CANBERRA mezzo soprano, Eleanor Greenwood, was last night named winner of the $43,000 Sydney Eisteddfod McDonald’s Operatic Aria first prize.
Before a capacity crowd in the Concourse Concert Hall, Chatswood, adjudicators John Bolton-Wood and Rosamund Illing judged her the finest singer of the night for her rendition of ‘Sein wir wieder gut’ from “Ariadne auf Naxos” by Richard Strauss and ‘Non più mestam’ from “La Cenerentola” by Rossini.
Born and bred in Canberra and now resident in Potts Point, Greenwood is a graduate of both the ANU School of Music and the Royal College of Music, London. She is also is a past recipient of an Ian Potter Cultural Trust Grant.
Greenwood first found an outlet for her voice singing with the Canberra Children’s Chorus, then in Years 11 & 12 at Canberra College she featured with the school jazz band, while singing at services in the local church, later following tertiary studies.
Now, with a $35,000 scholarship, $5,000 cash, and airfares to the value of $3,000, Greenwood hopes to follows advanced studies abroad, although she says she hopes to develop into a singer who performs in Australia as well as overseas.
The McDonald’s Operatic Aria first prize also includes the opportunity to attend rehearsals at Opera Australia in Melbourne or Sydney and observe an opera throughout the stages of its production.
UPDATE: “CityNews” was pleased to receive a phone call this morning from Greenwood, still coming down to earth from her win.
“It’s really incredible,” she said, it’s so prestigious and a real honour.”
“I think I was quite strong in the semi-finals, even though I was feeling a little bit sick,” Greenwood told us, noting that she had had the adjudicators for the McDonald’s Aria always take into account performances during the final rounds as well as the actual final.
She said that growing up and she had come under the influence of teachers Angela Giblin and Celina Lindsley being educated in Canberra had been integral to her success. At the ANU School of Music and particularly Susan Ellis. Before that, she had been taught privately by Canberra voice teacher Judith Bauer and later in Sydney she’d kept up with private coaching.

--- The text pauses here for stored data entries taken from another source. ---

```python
class GsPackDesc(ctypes.Structure):
    _fields_ = [("w", c_void_p), ("w_fwd", c_void_p), ("w_dgrad", c_void_p)] + [
        (n, c_int32) for n in ("Cout", "Cin", "taps", "transposed")]


GS_SEG_MAX = 4


class GsSegPackDesc(ctypes.Structure):
    _fields_ = [("w", c_void_p), ("pack", c_void_p)] + [(n, c_int32) for n in ("Cout", "Cin", "taps", "transposed", "nseg")] + [
        ("kind", c_int32 * GS_SEG_MAX), ("ci0", c_int32 * GS_SEG_MAX), ("len", c_int32 * GS_SEG_MAX)]


# ... 60 lines not shown
    "gs_bn_bwd_tiles_used": (c_int, [c_int, c_int, c_int, c_int]),
    "gs_bn_act_bwd_reduce": (c_int, [_P, _P, c_int, c_int, _P, _P, c_int, _P, c_float, _F, _F, _F, _F, c_int, _F]
                             + [c_int] * 5 + [c_void_p]),
    "gs_bn_bwd_coeffs": (c_int, [_F, c_int, c_int, c_double, c_float, _F, _F, _F, _F, c_void_p]),
    "gs_bn_act_bwd_apply": (c_int, [_P, _P, c_int, c_int, _P, _P, c_int, _P, c_float, _F, _F, _F, _F, _F, _F, c_int,
                                    c_int, _P]
                            + [c_int] * 5 + [c_void_p]),
    "gs_maxpool3d_fwd": (c_int, [_P, c_int, c_int, _P] + [c_int] * 6 + [c_void_p]),
    "gs_maxpool2x2_fwd": (c_int, [_P, c_int, c_int, _P] + [c_int] * 5 + [c_void_p]),
    "gs_maxpool2x2_fwd_pair": (c_int, [_P, _P, c_int, _P, _P, c_int] + [c_int] * 5 + [c_void_p]),
    "gs_maxpool3d_bwd": (c_int, [_P, c_int, c_int, _P, _P, c_int, c_int, _P] + [c_int] * 6 + [c_void_p]),
    "gs_colsum": (c_int, [_P, c_int, c_int] + [c_int] * 8 + [c_float, _F, _F, c_int, c_void_p]),
    "gs_stem_bn_bwd_wgrad": (c_int, [_P, _P, c_int, c_int, _F, _F, _F, _F, _F, _F, _F, c_int, _F, _F, c_int, c_int, c_int,
                                     c_float, c_int, c_void_p]),
    "gs_stem_stats": (c_int, [_F, _F, _F, _F, c_int, c_int, c_int, c_void_p]),
    "gs_stem_bwd_onepass": (c_int, [_F, _P, _P, c_int, c_int, c_int, _F, _F, c_int, c_int, c_int, c_int, c_void_p]),
    "gs_stem_bwd_finalize": (c_int, [_F, _F, _F, _F, _F, _F, _F, c_int, c_float, _F, _F, _F, c_int, c_int, c_int, c_void_p]),
    "gs_stem_fwd_bn": (c_int, [_F, _F, _F, _F, c_int, _P, c_int, c_int, c_int, c_int, c_void_p]),
    "gs_stem_bwd_tiles": (c_int, [c_int, c_int, c_int]),
    "gs_head1x1_bn_fwd": (c_int, [_P, _F, _F, c_int, _F, _F, _F] + [c_int] * 5 + [c_void_p]),
    "gs_head1x1_bn_wgrad": (c_int, [_P, _F, _F, c_int, _F, _F, _F, _F, _F] + [c_int] * 4 + [c_float, c_int, c_void_p]),
    "gs_bn_act_bwd_reduce_head": (c_int, [_P, _F, _F, c_int, _F, _F, _F, _F, c_int, _F] + [c_int] * 5 + [c_void_p]),
    "gs_bn_act_bwd_apply_head": (c_int, [_P, _F, _F, c_int, _F, _F, _F, _F, _F, _F, c_int, _P] + [c_int] * 5 + [c_void_p]),
    "gs_bn_partials_colsum": (c_int, [_F, c_int, c_int, c_int, c_int, c_float, _F, c_void_p]),
    "gs_pack_weight": (c_int, [_F, _P, _P, c_int, c_int, c_int, c_int, c_int, c_void_p]),
    "gs_pack_weight_multi": (c_int, [c_int, POINTER(GsPackDesc), c_int, c_void_p]),
    "gs_unpack_wgrad": (c_int, [_F, _F, c_int, c_int, c_int, c_int, c_float, c_void_p]),
    "gs_upconv_merge_pack": (c_int, [_F, _F, _F, _F, _P, _P, _F, c_int, c_int, c_int, c_void_p]),
    "gs_fake_postprocess_ws_floats": (c_int64, [c_int]),
    "gs_isic_fake_trans_ws_bytes": (c_int64, [c_int, c_int64]),
    "gs_isic_fake_trans": (c_int, [_F, _F, _P, c_int, c_int, c_int, c_int, c_int, c_int, c_int, c_float, c_float, c_int, c_int,
                                   c_float, c_float, c_void_p]),
    "gs_fake_postprocess": (c_int, [_F, _F, _F, _F, c_int, c_int64, c_void_p]),
    "gs_upconv8_image_fwd": (c_int, [_P, c_int, c_int, _P, c_int, _F, _F, _P] + [c_int] * 7 + [c_void_p]),
    "gs_upconv8_image_wgrad_ok": (c_int, [c_int, c_int]),
    "gs_upconv8_image_wgrad_ws_floats": (c_int64, [c_int] * 4),
    "gs_upconv8_image_wgrad": (c_int, [_P, c_int, _P, c_int, _F, _F] + [c_int] * 5 + [c_void_p]),
    "gs_upconv_split_wgrad": (c_int, [_F, _F, _F, _F, _F, c_float, _F, _F, _F, _F, c_int, c_int, c_void_p]),
    "gs_upconv_split_wgrad_det": (c_int, [_F, _F, _F, _F, _F, c_float, _F, _F, _F, _F, _F, c_int, c_int, c_void_p]),
    "gs_upconv_split_wgrad_ws_floats": (c_int64, [c_int, c_int]),
    "gs_upconv_split_wgrad_parts_ok": (c_int, [c_int, c_int]),
    "gs_upconv_split_wgrad_parts": (c_int, [_F, c_int, c_int64, _F, _F, _F, _F, c_float, _F, _F, _F, _F, _F, c_int, c_int, c_void_p]),
    "gs_nchw_to_nhwc": (c_int, [_F, _P] + [c_int] * 7 + [c_void_p]),
    "gs_nhwc_to_nchw": (c_int, [_P, c_int, c_int, _F] + [c_int] * 4 + [c_float, c_int, c_void_p]),
    "gs_seg_loss_fwd": (c_int, [_F, _P, c_int, c_int, c_int, c_int, _F, _F, c_void_p]),
    "gs_seg_loss_bwd": (c_int, [_F, _P, _F, _F, c_float, _F, c_int, c_int, c_int, c_int, c_void_p]),
# ... 90 lines not shown
```

semantic_segmentation_amd/csrc/bn.hip:

```cpp
#include <stdlib.h>

#include "common.hpp"

namespace {

constexpr int RED_SLICES = 64;

__global__ __launch_bounds__(256) void reduce_partials_stage1(const float* __restrict__ part, int ntiles, int C,
                                                              int tiles_per_slice, double* __restrict__ out1) {
    __shared__ double red[2][8][32];
    const int cl = threadIdx.x & 31, tl = threadIdx.x >> 5;
    const int c = blockIdx.x * 32 + cl;
    const int t0 = blockIdx.y * tiles_per_slice, t1 = min(ntiles, t0 + tiles_per_slice);
    double s1 = 0.0, s2 = 0.0;
    if (c < C) {
        for (int tt = t0 + tl; tt < t1; tt += 8) {
            s1 += (double)part[((int64_t)tt * 2 + 0) * C + c];
            s2 += (double)part[((int64_t)tt * 2 + 1) * C + c];
        }
    }
    red[0][tl][cl] = s1;
    red[1][tl][cl] = s2;
    __syncthreads();
    if (tl == 0 && c < C) {
// ... 43 lines not shown
    shift[c] = bt - (float)mean * sc;
    mean_out[c] = (float)mean;
    invstd_out[c] = invstd;
    if (running_mean) running_mean[c] = (1.f - momentum) * running_mean[c] + momentum * (float)mean;
    if (running_var) {
        const double unb = count > 1.0 ? var * (count / (count - 1.0)) : var;
        running_var[c] = (1.f - momentum) * running_var[c] + momentum * (float)unb;
    }
}

__global__ void bn_eval_coeffs_kernel(int C, const float* gamma, const float* beta, const float* rm, const float* rv,
                                      float eps, float* scale, float* shift, float* mean, float* invstd) {
    const int c = blockIdx.x * blockDim.x + threadIdx.x;
    if (c >= C) return;
    const float is = 1.f / sqrtf(rv[c] + eps);
    const float sc = (gamma ? gamma[c] : 1.f) * is;
    scale[c] = sc;
    shift[c] = (beta ? beta[c] : 0.f) - rm[c] * sc;
    mean[c] = rm[c];
    invstd[c] = is;
}

template <typename T>
__global__ __launch_bounds__(256) void bn_bwd_coeffs_kernel(const T* __restrict__ s, int nslices, int C, double count,
                                                            float gscale, float* dgamma, float* dbeta, float* c1, float* c2) {
    double s1, s2;
    sum_slices_32x8(s, nslices, C, s1, s2);
    const int c = blockIdx.x * 32 + (threadIdx.x & 31);
    if (c >= C || threadIdx.x >= 32) return;
    if (dbeta) dbeta[c] = (float)(s1 * gscale);
    if (dgamma) dgamma[c] = (float)(s2 * gscale);
    c1[c] = (float)(s1 / count);
    c2[c] = (float)(s2 / count);
}

static int bn_traversal() {
    static const int v = getenv("GSSEG_BN_REV") ? atoi(getenv("GSSEG_BN_REV")) : 3;
    return v;
}

struct ApplyArgs {
    const unsigned short* y;
    const float* scale;
    const float* shift;
    unsigned short* z;
    unsigned short* zp;
    const uint8_t* keep;
    float keep_scale;
    int act, N, H, W, C, zs, zc;
    int rev;
};

template <int DT, bool POOL, bool GENERIC>
__global__ __launch_bounds__(256) void bn_act_apply_kernel(const ApplyArgs a) {
    const float slope = a.act == GS_ACT_RELU ? 0.f : (a.act == GS_ACT_LEAKY02 ? 0.2f : 1.f);
    auto fwd_a = [&](float v) __attribute__((always_inline)) { return GENERIC ? act_fwd(v, a.act) : (v > 0.f ? v : v * slope); };
// ... 64 lines not shown
__device__ __forceinline__ float mul_rn(float a, float b) {
    float r;
    asm("v_mul_f32 %0, %1, %2" : "=v"(r) : "v"(a), "v"(b));
    return r;
}

struct BwdArgs {
    const unsigned short* y;
    const unsigned short* dza;
    const unsigned short* dzp;
    const unsigned short* dzb;
    const uint8_t* keep;
    float keep_scale;
    int act_b;
    const float *scale, *shift, *mean, *invstd, *c1, *c2;
    float* partials;
    unsigned short* dy;
    int sa, ca, act, bn, N, H, W, C;
    int tile_units;
    int rev;
    const float* head_dl;
    const float* head_w;
    int head_n;
};

template <int DT, bool POOL, bool APPLY, bool GENERIC, int HEAD = 0, bool EXTRA = true, bool RN = false>
__global__ __launch_bounds__(256) void bn_act_bwd_kernel(const BwdArgs a) {
    static_assert(!HEAD || (!POOL && !GENERIC), "the head source: plain pixels, slope-family activation");
    static_assert(!(RN && GENERIC), "the rounded slope product belongs to the slope family");
    auto mul_g = [&](float g, float d) __attribute__((always_inline)) { return RN ? mul_rn(g, d) : g * d; };
    constexpr int NH = HEAD ? HEAD : 1;
    constexpr int HEAD_CHUNK = 2048;
    __shared__ float hdl[HEAD ? NH * HEAD_CHUNK : 1];
    __shared__ float red[2][256 * 8 / 8][8];
    const float slope_a = a.act == GS_ACT_RELU ? 0.f : (a.act == GS_ACT_LEAKY02 ? 0.2f : 1.f);
    const float slope_b = a.act_b == GS_ACT_RELU ? 0.f : (a.act_b == GS_ACT_LEAKY02 ? 0.2f : 1.f);
    auto grad_a = [&](float v) __attribute__((always_inline)) { return GENERIC ? act_grad(v, a.act) : (v > 0.f ? 1.f : slope_a); };
    auto grad_b = [&](float v) __attribute__((always_inline)) { return GENERIC ? act_grad(v, a.act_b) : (v > 0.f ? 1.f : slope_b); };
    auto fwd_a = [&](float v) __attribute__((always_inline)) { return GENERIC ? act_fwd(v, a.act) : (v > 0.f ? v : v * slope_a); };
    const int nch = a.C >> 3;
    const int PH = POOL ? (a.H + 1) / 2 : a.H, PW = POOL ? (a.W + 1) / 2 : a.W;
    const int units = a.N * PH * PW;
    const int lanes_per_unit = nch < 256 ? nch : 256;
    const int unit_lanes = 256 / lanes_per_unit;
    const int chl = threadIdx.x % lanes_per_unit, ul = threadIdx.x / lanes_per_unit;
    const int tile = a.rev ? (int)(gridDim.x - 1 - blockIdx.x) : (int)blockIdx.x;
    const int u0 = tile * a.tile_units;
    int u1 = u0 + a.tile_units < units ? u0 + a.tile_units : units;
    if (ul >= unit_lanes) u1 = u0;
    constexpr int UNR = 4;

// ... 1 lines not shown
        const bool ch_ok = ch < nch;
        const int c0 = ch_ok ? ch * 8 : 0;
        if (!ch_ok) u1 = u0;
        float sc[8], sh[8], mu[8], is[8], k1[8], k2[8];
#pragma unroll
        for (int i = 0; i < 8; ++i) {
            sc[i] = a.scale ? a.scale[c0 + i] : 1.f;
            sh[i] = a.shift ? a.shift[c0 + i] : 0.f;
            mu[i] = a.mean ? a.mean[c0 + i] : 0.f;
            is[i] = a.invstd ? a.invstd[c0 + i] : 1.f;
            k1[i] = (APPLY && a.c1) ? a.c1[c0 + i] : 0.f;
            k2[i] = (APPLY && a.c2) ? a.c2[c0 + i] : 0.f;
        }
        float s1[8], s2[8];
#pragma unroll
        for (int i = 0; i < 8; ++i) { s1[i] = 0.f; s2[i] = 0.f; }
        float hw[NH][8];
        if (HEAD) {
#pragma unroll
            for (int k = 0; k < NH; ++k)
#pragma unroll
                for (int i = 0; i < 8; ++i) hw[k][i] = k < a.head_n ? a.head_w[k * a.C + c0 + i] : 0.f;
        }
        const int HWp = a.H * a.W;

        if (!POOL) {
            const int tile_end = u0 + a.tile_units < units ? u0 + a.tile_units : units;
            const int chunk = HEAD ? HEAD_CHUNK : (tile_end - u0 > 0 ? tile_end - u0 : 1);
            for (int cb = u0; cb < tile_end; cb += chunk) {
            const int ce = cb + chunk < tile_end ? cb + chunk : tile_end;
            if (HEAD) {
                __syncthreads();
                for (int i = threadIdx.x; i < ce - cb; i += 256) {
                    const int p = cb + i, n = p / HWp, hwp = p - n * HWp;
#pragma unroll
                    for (int q = 0; q < NH; ++q) hdl[q * HEAD_CHUNK + i] = q < a.head_n ? a.head_dl[((int64_t)n * a.head_n + q) * HWp + hwp] : 0.f;
                }
                __syncthreads();
            }
            const int ue = ce < u1 ? ce : u1;
            for (int ub = cb + ul; ub < ue; ub += unit_lanes * UNR) {
                uint4 ry[UNR], rg[UNR], rb[UNR];
                uint2 rk[UNR];
                bool ok[UNR];
                float hd[UNR][NH];
#pragma unroll
// ... 21 lines not shown
                    unpack8<DT>(rg[k], g);
                    unpack8<DT>(rb[k], gb);
                    if (HEAD) {
#pragma unroll
                        for (int i = 0; i < 8; ++i) {
                            float t = hd[k][0] * hw[0][i];
#pragma unroll
                            for (int q = 1; q < NH; ++q) t += hd[k][q] * hw[q][i];
                            g[i] = t;
                        }
                    }
                    if (EXTRA && a.keep) {
                        const unsigned int kw[2] = {rk[k].x, rk[k].y};
#pragma unroll
                        for (int i = 0; i < 8; ++i) g[i] *= ((kw[i >> 2] >> (8 * (i & 3))) & 0xffu) ? a.keep_scale : 0.f;
                    }
#pragma unroll
                    for (int i = 0; i < 8; ++i) {
                        const float v = yv[i] * sc[i] + sh[i];
                        const float gh = mul_g(g[i], grad_a(v)) + ((EXTRA && a.dzb) ? mul_g(gb[i], grad_b(v)) : 0.f);
                        const float xh = (yv[i] - mu[i]) * is[i];
                        if (APPLY) out[i] = a.bn ? sc[i] * (gh - k1[i] - xh * k2[i]) : gh;
                        else { s1[i] += gh; s2[i] += gh * xh; }
                    }
                    if (APPLY) st16(a.dy + pix * a.C + c0, pack8<DT>(out));
                }
            }
            }
        } else {
            const int PH2 = a.H / 2, PW2 = a.W / 2;
            for (int u = u0 + ul; u < u1; u += unit_lanes) {
                const int px = u % PW;
                const int r = u / PW;
                const int py = r % PH;
                const int n = r / PH;
                uint4 ry[4], rg[4];
                bool ok[4];
                int64_t pixk[4];
#pragma unroll
                for (int k = 0; k < 4; ++k) {
                    const int yy = 2 * py + (k >> 1), xx = 2 * px + (k & 1);
                    ok[k] = yy < a.H && xx < a.W;
                    pixk[k] = ((int64_t)n * a.H + (yy < a.H ? yy : a.H - 1)) * a.W + (xx < a.W ? xx : a.W - 1);
                    ry[k] = *reinterpret_cast<const uint4*>(a.y + pixk[k] * a.C + c0);
                    rg[k] = a.dza ? *reinterpret_cast<const uint4*>(a.dza + pixk[k] * a.sa + a.ca + c0) : make_uint4(0, 0, 0, 0);
                }
// ... 37 lines not shown
                        const float v = yv[k][i] * sc[i] + sh[i];
                        const float gh = mul_g(gz, grad_a(v));
                        const float xh = (yv[k][i] - mu[i]) * is[i];
                        if (APPLY) out[i] = a.bn ? sc[i] * (gh - k1[i] - xh * k2[i]) : gh;
                        else { s1[i] += gh; s2[i] += gh * xh; }
                    }
                    if (APPLY) st16(a.dy + pixk[k] * a.C + c0, pack8<DT>(out));
                }
            }
        }
        if (!APPLY) {
            __syncthreads();
#pragma unroll
            for (int i = 0; i < 8; ++i) { red[0][threadIdx.x][i] = s1[i]; red[1][threadIdx.x][i] = s2[i]; }
            __syncthreads();
            const int nv = lanes_per_unit * 8;
            for (int v = threadIdx.x; v < 2 * nv; v += 256) {
                const int st = v >= nv ? 1 : 0, idx = v - st * nv;
                const int cl = idx >> 3, i = idx & 7;
                if (ch - chl + cl >= nch) continue;
                float tsum = 0.f;
                for (int k = 0; k < unit_lanes; ++k) tsum += red[st][k * lanes_per_unit + cl][i];
                a.partials[(int64_t)tile * 2 * a.C + st * a.C + (ch - chl + cl) * 8 + i] = tsum;
            }
        }
    }
}
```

Greenwood spent two “excellent years” at the Royal Academy of Music in London but, lacking a parent or grandparent from the old country to give her patriality, her visa ran out quickly and she returned home, getting regular work in the Opera Australia chorus, which she says is the main source of steady work for singers on the way up.
During this time she has covered mezzosoprano Dominica Matthews as Marthe in “Faust” and hopes that now, with the chance to study and work again in Europe, she might ascend to the famous ‘trouser roles’ for mezzosopranos, like Octavian in “Rosenkavalier”.